— Не боишься? — Пегильян искоса глянул на Гильема, усмехнулся. Похоже, все его россказни так и не смогли отравить радости вчерашнего жоглара — с сегодняшнего дня он начинал работать самостоятельно.
Как и предсказывал трубадур, Гильем Кабрера недолго задержался в жогларах. Проведя два года в разъездах вместе с учителем, он окончательно отшлифовал собственную манеру исполнения, научился чувствовать настроение и ожидания слушателей; и все это время он не переставал сочинять.
Покинув Омела, Гильем первое время чувствовал себя как сорванный ветром листок, — рос себе и рос, держась за ветку, и вдруг на поди — ни ветки, ни друзей-листьев, рвануло, дернуло — лети, дружок, не загащивайся! Первые дни пути он все ждал, что Пегильян скажет: хватит, мол, я пошутил, возвращаемся… тебе ж еще учиться и учиться. Но трубадур и не думал поворачивать поводья, и Гильем шел рядом, держась за стремя, привыкая и понемногу приходя в себя. Почему-то он очень быстро забывал. Так, попав в школу Омела, он почти не вспоминал об отчем доме. И теперь и замок, и школа уплывали, исчезали из его памяти. Не покидали ее только Бернар. И Тибор.
Друга Гильему ощутимо не хватало; он скучал по нему. А Тибор… после того памятного сна Гильем боялся даже подумать о ней, словно мысли могли вновь вызвать к жизни те чудовищные грезы.
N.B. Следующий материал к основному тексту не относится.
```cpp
template <int MAXC>
__global__ __launch_bounds__(256) void finish_norm_kernel(const float* __restrict__ h32, int n_part, int pairs, int rows, int ldh,
                                                          const bf16_t* __restrict__ lora_b, float lora_scale,
                                                          const bf16_t* __restrict__ x_resid,
                                                          const bf16_t* __restrict__ w_norm, bf16_t* __restrict__ x_out,
                                                          bf16_t* __restrict__ xn_out, int d, float eps,
                                                          const uint8_t* __restrict__ row_tail) {
    __shared__ float sXa[16];
    __shared__ float sRed[4];
    const int row = blockIdx.x, tid = threadIdx.x, lane = tid & 63, wave = tid >> 6;
    const float* hrow = h32 + (size_t)row * ldh;
    const size_t pstride = (size_t)rows * ldh;
    if (lora_b != nullptr && tid < 16) {
        float pv[MAXP];
#pragma unroll
        for (int p = 0; p < MAXP; ++p) pv[p] = p < n_part ? hrow[p * pstride + d + tid] : 0.f;
        float s = 0.f;
        if (pairs) {
#pragma unroll
            for (int p = 0; p < MAXP; p += 2) s += pv[p] + pv[p + 1];
        } else {
#pragma unroll
            for (int p = 0; p < MAXP; ++p) s += pv[p];
        }
        sXa[tid] = rbf(s);
    }
    __syncthreads();
    float v[MAXC][8];
    float ss = 0.f;
#pragma unroll
    for (int i = 0; i < MAXC; ++i) {
        const int c0 = (tid + i * 256) * 8;
        if (c0 < d) {
            float acc[8];
#pragma unroll
            for (int e = 0; e < 8; ++e) acc[e] = 0.f;
            for (int p0 = 0; p0 < n_part; p0 += 4) {
                float4 a0[4], a1[4];
#pragma unroll
                for (int q = 0; q < 4; ++q) {
                    const int p = p0 + q < n_part ? p0 + q : p0;
                    a0[q] = *reinterpret_cast<const float4*>(hrow + p * pstride + c0);
                    a1[q] = *reinterpret_cast<const float4*>(hrow + p * pstride + c0 + 4);
                }
                if (pairs) {
#pragma unroll
                    for (int q = 0; q < 4; q += 2) {
                        if (p0 + q < n_part) {
                            const bool two = p0 + q + 1 < n_part;
                            const float4 b0 = two ? a0[q + 1] : float4{0.f, 0.f, 0.f, 0.f}, b1 = two ? a1[q + 1] : float4{0.f, 0.f, 0.f, 0.f};
                            acc[0] += a0[q].x + b0.x; acc[1] += a0[q].y + b0.y; acc[2] += a0[q].z + b0.z; acc[3] += a0[q].w + b0.w;
                            acc[4] += a1[q].x + b1.x; acc[5] += a1[q].y + b1.y; acc[6] += a1[q].z + b1.z; acc[7] += a1[q].w + b1.w;
                        }
                    }
                } else {
#pragma unroll
                for (int q = 0; q < 4; ++q) {
                    if (p0 + q < n_part) {
                        acc[0] += a0[q].x; acc[1] += a0[q].y; acc[2] += a0[q].z; acc[3] += a0[q].w;
                        acc[4] += a1[q].x; acc[5] += a1[q].y; acc[6] += a1[q].z; acc[7] += a1[q].w;
                    }
                }
                }
            }
            const uint4 xr = *reinterpret_cast<const uint4*>(x_resid + (size_t)row * d + c0);
            const bf16_t* xp = reinterpret_cast<const bf16_t*>(&xr);
            uint4 xo;
            bf16_t* xop = reinterpret_cast<bf16_t*>(&xo);
#pragma unroll
            for (int e = 0; e < 8; ++e) {
                float o = rbf(acc[e]);
                if (lora_b != nullptr) {
                    const uint4* b4 = reinterpret_cast<const uint4*>(lora_b + (size_t)(c0 + e) * 16);
                    float l = 0.f;
#pragma unroll
                    for (int h = 0; h < 2; ++h) {
                        const uint4 bv = b4[h];
                        const bf16_t* bp = reinterpret_cast<const bf16_t*>(&bv);
#pragma unroll
                        for (int k = 0; k < 8; ++k) l = fmaf(sXa[h * 8 + k], bf2f(bp[k]), l);
                    }
                    o = rbf(o + rbf(rbf(l) * lora_scale));
                }
                xop[e] = f2bf(bf2f(xp[e]) + o);
                v[i][e] = bf2f(xop[e]);
                ss += rbf(v[i][e] * v[i][e]);
            }
            *reinterpret_cast<uint4*>(x_out + (size_t)row * d + c0) = xo;
        }
    }
    ss = wave_sum(ss);
    if (lane == 0) sRed[wave] = ss;
    __syncthreads();
    ss = sRed[0] + sRed[1] + sRed[2] + sRed[3];
    const float ms = rbf(ss / (float)d);
    const float t = rbf(ms + eps);
    const bool tail = row_tail != nullptr && row_tail[row] != 0;
    const float r = tail ? rbf(1.0f / rbf(sqrtf(t))) : rbf(1.0f / sqrtf(t));
#pragma unroll
    for (int i = 0; i < MAXC; ++i) {
        const int c0 = (tid + i * 256) * 8;
        if (c0 < d) {
            const uint4 wu = *reinterpret_cast<const uint4*>(w_norm + c0);
            const bf16_t* wp = reinterpret_cast<const bf16_t*>(&wu);
            uint4 o;
            bf16_t* op = reinterpret_cast<bf16_t*>(&o);
#pragma unroll
            for (int e = 0; e < 8; ++e) op[e] = f2bf(bf2f(wp[e]) * rbf(v[i][e] * r));
            *reinterpret_cast<uint4*>(xn_out + (size_t)row * d + c0) = o;
        }
    }
}

}

extern "C" int dh_attn_decode_fused_bf16(const float* qkv32, int n_part, int pairs, int n_seq, int qkv_dim, int n_ext,
                                         const dh_bf16* lora_b, float lora_scale, int split0, int split1,
                                         const dh_bf16* cos, const dh_bf16* sin, const int32_t* seq_slot,
                                         const int32_t* kv_len, dh_bf16* k_cache, dh_bf16* vT_cache, dh_bf16* y,
                                         int n_head, int n_groups, int hs, int s_max, void* stream) {
    DH_CHECK(qkv32 && cos && sin && seq_slot && kv_len && k_cache && vT_cache && y, "dh_attn_decode_fused_bf16: null argument");
    DH_CHECK(n_groups > 0 && n_head % n_groups == 0 && n_head / n_groups <= DCOLS, "dh_attn_decode_fused_bf16: bad head counts");
    DH_CHECK(hs == 64 || hs == 96 || hs == 128, "dh_attn_decode_fused_bf16: head_size %d unsupported", hs);
    DH_CHECK(s_max % 64 == 0 && n_part >= 1 && n_part <= MAXP, "dh_attn_decode_fused_bf16: bad s_max / n_part");
    DH_CHECK(qkv_dim == (n_head + 2 * n_groups) * hs, "dh_attn_decode_fused_bf16: qkv_dim mismatch");
    DH_CHECK(lora_b == nullptr || n_ext >= 48, "dh_attn_decode_fused_bf16: LoRA needs the 48 x·A^T columns");
    if (n_seq <= 0) return 0;
    const float scale = 1.0f / sqrtf((float)hs);
    hipStream_t s = (hipStream_t)stream;
    dim3 grid(n_seq * n_groups);
#define ATT_LAUNCH(HSV, PM)                                                                                           \
    hipLaunchKernelGGL((attn_decode_fused_kernel<HSV, PM, attn_fused_waves<HSV>()>), grid, dim3(64 * attn_fused_waves<HSV>()), attn_fused_lds<HSV>(), s, qkv32, n_part, pairs, n_seq,  \
                       qkv_dim + n_ext, qkv_dim, lora_b, lora_scale, split0, split1, cos, sin, seq_slot, kv_len, k_cache,  \
                       vT_cache, y, n_head, n_groups, s_max, scale)
    if (hs == 64) {
        DH_MAX_LDS_ONCE((attn_decode_fused_kernel<64, 2, attn_fused_waves<64>()>), attn_fused_lds<64>());
        DH_MAX_LDS_ONCE((attn_decode_fused_kernel<64, 8, attn_fused_waves<64>()>), attn_fused_lds<64>());
        DH_MAX_LDS_ONCE((attn_decode_fused_kernel<64, 16, attn_fused_waves<64>()>), attn_fused_lds<64>());
        if (n_part <= 2) ATT_LAUNCH(64, 2);
        else if (n_part <= 8) ATT_LAUNCH(64, 8);
        else ATT_LAUNCH(64, 16);
    } else if (hs == 96) {
        DH_MAX_LDS_ONCE((attn_decode_fused_kernel<96, 2, 8>), attn_fused_lds<96>());
        DH_MAX_LDS_ONCE((attn_decode_fused_kernel<96, 8, 8>), attn_fused_lds<96>());
        DH_MAX_LDS_ONCE((attn_decode_fused_kernel<96, 16, 8>), attn_fused_lds<96>());
        if (n_part <= 2) ATT_LAUNCH(96, 2);
        else if (n_part <= 8) ATT_LAUNCH(96, 8);
        else ATT_LAUNCH(96, 16);
    } else {
        DH_MAX_LDS_ONCE((attn_decode_fused_kernel<128, 2, 8>), attn_fused_lds<128>());
        DH_MAX_LDS_ONCE((attn_decode_fused_kernel<128, 8, 8>), attn_fused_lds<128>());
        DH_MAX_LDS_ONCE((attn_decode_fused_kernel<128, 16, 8>), attn_fused_lds<128>());
        if (n_part <= 2) ATT_LAUNCH(128, 2);
        else if (n_part <= 8) ATT_LAUNCH(128, 8);
        else ATT_LAUNCH(128, 16);
    }
#undef ATT_LAUNCH
    DH_LAUNCH_CHECK();
    return 0;
}

extern "C" int dh_finish_norm_bf16(const float* h32, int n_part, int pairs, int rows, int d, int n_ext, const dh_bf16* lora_b,
                                   float lora_scale, const dh_bf16* x_resid, const dh_bf16* w_norm, dh_bf16* x_out,
                                   dh_bf16* xn_out, float eps, const uint8_t* row_tail, void* stream) {
    DH_CHECK(h32 && x_resid && w_norm && x_out && xn_out, "dh_finish_norm_bf16: null argument");
    DH_CHECK(d % 8 == 0 && d <= 8192 && n_part >= 1 && n_part <= MAXP, "dh_finish_norm_bf16: unsupported d=%d", d);
    DH_CHECK(lora_b == nullptr || n_ext >= 16, "dh_finish_norm_bf16: LoRA needs the 16 x·A^T columns");
    DH_CHECK((d + n_ext) % 4 == 0, "dh_finish_norm_bf16: row stride must be a multiple of 4 floats");
    if (rows <= 0) return 0;
    hipStream_t s = (hipStream_t)stream;
    dim3 grid(rows), block(256);
    const int ldh = d + n_ext;
#define LAUNCH(MAXC) hipLaunchKernelGGL((finish_norm_kernel<MAXC>), grid, block, 0, s, h32, n_part, pairs, rows, ldh, lora_b, \
                                        lora_scale, x_resid, w_norm, x_out, xn_out, d, eps, row_tail)
    if (d <= 2048) { LAUNCH(1); }
    else if (d <= 4096) { LAUNCH(2); }
    else { LAUNCH(4); }
#undef LAUNCH
    DH_LAUNCH_CHECK();
    return 0;
}
```

### dualhyp_amd/csrc/engine.hip

```cpp
#include <vector>

#include "common.h"
#include "gemm.h"

int dh_sample_impl(const dh_bf16* logits, int vocab, int64_t* tokens, int tok_ld, int32_t* length, int32_t* done,
                   int n_seq, float temperature, int top_k, int64_t eos_id, uint64_t seed, int step,
                   const int32_t* step_dev, void* stream);
int dh_sample_rows_impl(const dh_bf16* logits, int vocab, int64_t* tokens, int tok_ld, int32_t* length, int32_t* done,
                        const int32_t* limit, const int32_t* row_seq, int n_rows, int n_seq, int max_new, float temperature,
                        int top_k, int64_t eos_id, uint64_t seed, void* stream);

namespace {

struct Timing {
    bool on = false;
    std::vector<std::pair<hipEvent_t, hipEvent_t>> ev[4];
    std::vector<hipEvent_t> pool;
};

}

constexpr int MAX_DECODE_ROWS = 2048;
int g_decode_tiled_rows = 0;
int g_short_kps = 8;
int g_fuse_qkv_rope = 1;
int g_prune_last_layer = 1;

struct dh_engine {
    dh_model_desc d;
    std::vector<dh_layer_weights> layers;
    int max_batch = 0, s_max = 0, max_tokens = 0;
    int qkv_dim = 0, kv_dim = 0;
    bf16_t *kc = nullptr, *vtc = nullptr;
    bf16_t *x = nullptr, *xn = nullptr, *qkv = nullptr, *qrot = nullptr, *att = nullptr, *xa = nullptr,
           *act = nullptr, *xlast = nullptr, *logits = nullptr;
    int32_t *tok_slot = nullptr, *tok_pos = nullptr, *seq_meta = nullptr;
    int32_t *last_row = nullptr, *step_dev = nullptr;
    int32_t* slot_list = nullptr;
    int32_t* last_meta = nullptr;
    bf16_t *att_last = nullptr, *xn_last = nullptr, *act_last = nullptr;
    uint8_t *row_tail = nullptr, *last_tail = nullptr, *ones = nullptr;
    int rsqrt_vec = 0, rsqrt_whole = 0;
    int64_t* dec_ids = nullptr;
    void* dec_work = nullptr;
    float* part32 = nullptr;
    bool fp8 = false;
    uint8_t* xq = nullptr;
    float* xscale = nullptr;
    int32_t* h_stage = nullptr;
    size_t cache_layer_elems = 0;
    int64_t dev_bytes = 0;
    hipStream_t gstream = nullptr;
    hipEvent_t ev_in = nullptr, ev_out = nullptr, ev_stage = nullptr;
    struct GKey {
        int64_t* tokens; int tok_ld; int32_t *length, *done; int n_seq, top_k; float temp; int64_t eos; uint64_t seed; int rsqrt_vec, tiled_rows;
        const int32_t *limit, *row_seq, *row_slot; int n_all, max_new;
        bool operator==(const GKey& k) const {
            return tokens == k.tokens && tok_ld == k.tok_ld && length == k.length && done == k.done && n_seq == k.n_seq &&
                   top_k == k.top_k && temp == k.temp && eos == k.eos && seed == k.seed && rsqrt_vec == k.rsqrt_vec &&
                   tiled_rows == k.tiled_rows && limit == k.limit && row_seq == k.row_seq && row_slot == k.row_slot &&
                   n_all == k.n_all && max_new == k.max_new;
        }
    };
    struct GEntry { GKey key; hipGraphExec_t exec; uint64_t used; };
    std::vector<GEntry> graphs;
    uint64_t graph_clock = 0;
    int last_ntok = 0;
    int slot_base = 0;
    const int32_t* seq_slot = nullptr;
    bool capturing = false;
    bool phase_decode = false;
    bool decode_tiled = false;
    Timing tm;
};

namespace {

template <typename T>
int dmalloc(dh_engine* e, T** p, size_t n) {
    DH_HIP(hipMalloc((void**)p, n * sizeof(T)));
    e->dev_bytes += (int64_t)(n * sizeof(T));
    return 0;
}

__global__ void decode_prep_kernel(const int64_t* __restrict__ tokens, int tok_ld, const int32_t* __restrict__ length,
                                   int64_t* __restrict__ ids, int32_t* __restrict__ tok_slot,
                                   int32_t* __restrict__ tok_pos, int32_t* __restrict__ kv_len, int32_t* step_dev,
                                   int n_seq, int s_max) {
    const int i = blockIdx.x * blockDim.x + threadIdx.x;
    if (i < n_seq) {
        int n = length[i];
        n = n < 1 ? 1 : (n > s_max ? s_max : n);
        ids[i] = tokens[(size_t)i * tok_ld + n - 1];
        tok_slot[i] = i;
        tok_pos[i] = n - 1;
        kv_len[i] = n;
    }
    if (i == 0) *step_dev += 1;
}
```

Но сны его, со времени ухода из Омела, стали тихими, гладкими и ровными, как воды лесного озера; из них исчезли страхи и волнения, и, просыпаясь, Гильем не мог вспомнить, о чем они были… оставалось только ощущение безопасности и покоя. Поэтому он позволил себе вспоминать девушку. И затосковал.
Он смотрел на заходящее солнце — и вспоминал облачный сургуч ее губ. Он слышал утренний щебет птиц — и вспоминал, как трепетали ресницы Тибор, когда она бросала ему прощальный взгляд. Он опускал пальцы в прохладу ручья — и вспоминал голубоватую, бьющуюся жилку на ее горле. Слишком много воспоминаний жило в его душе, слишком тесна оказалась она для непознанного счастья, истомившего бедного жоглара. Ему оставалось только одно. Кансоны… кансоны, звенящие тоской и ликованием, и тенсоны с собственным разумом, и альба, написанная о том, чего никогда не было. Песни Гильема были так хороши, что сам Пегильян пытался их исполнять; но очень скоро трубадур понял, что не в силах передать эту сладостную напасть первой любви. А голос Гильема, как нарочно, обрел небывалую прежде выразительность: исчезла вкрадчивость, так раздражавшая самого жоглара, появились низкие, гортанно-тоскливые обертоны. Голос юноши стал похож на драгоценный мех, расшитый тонкой золотой нитью.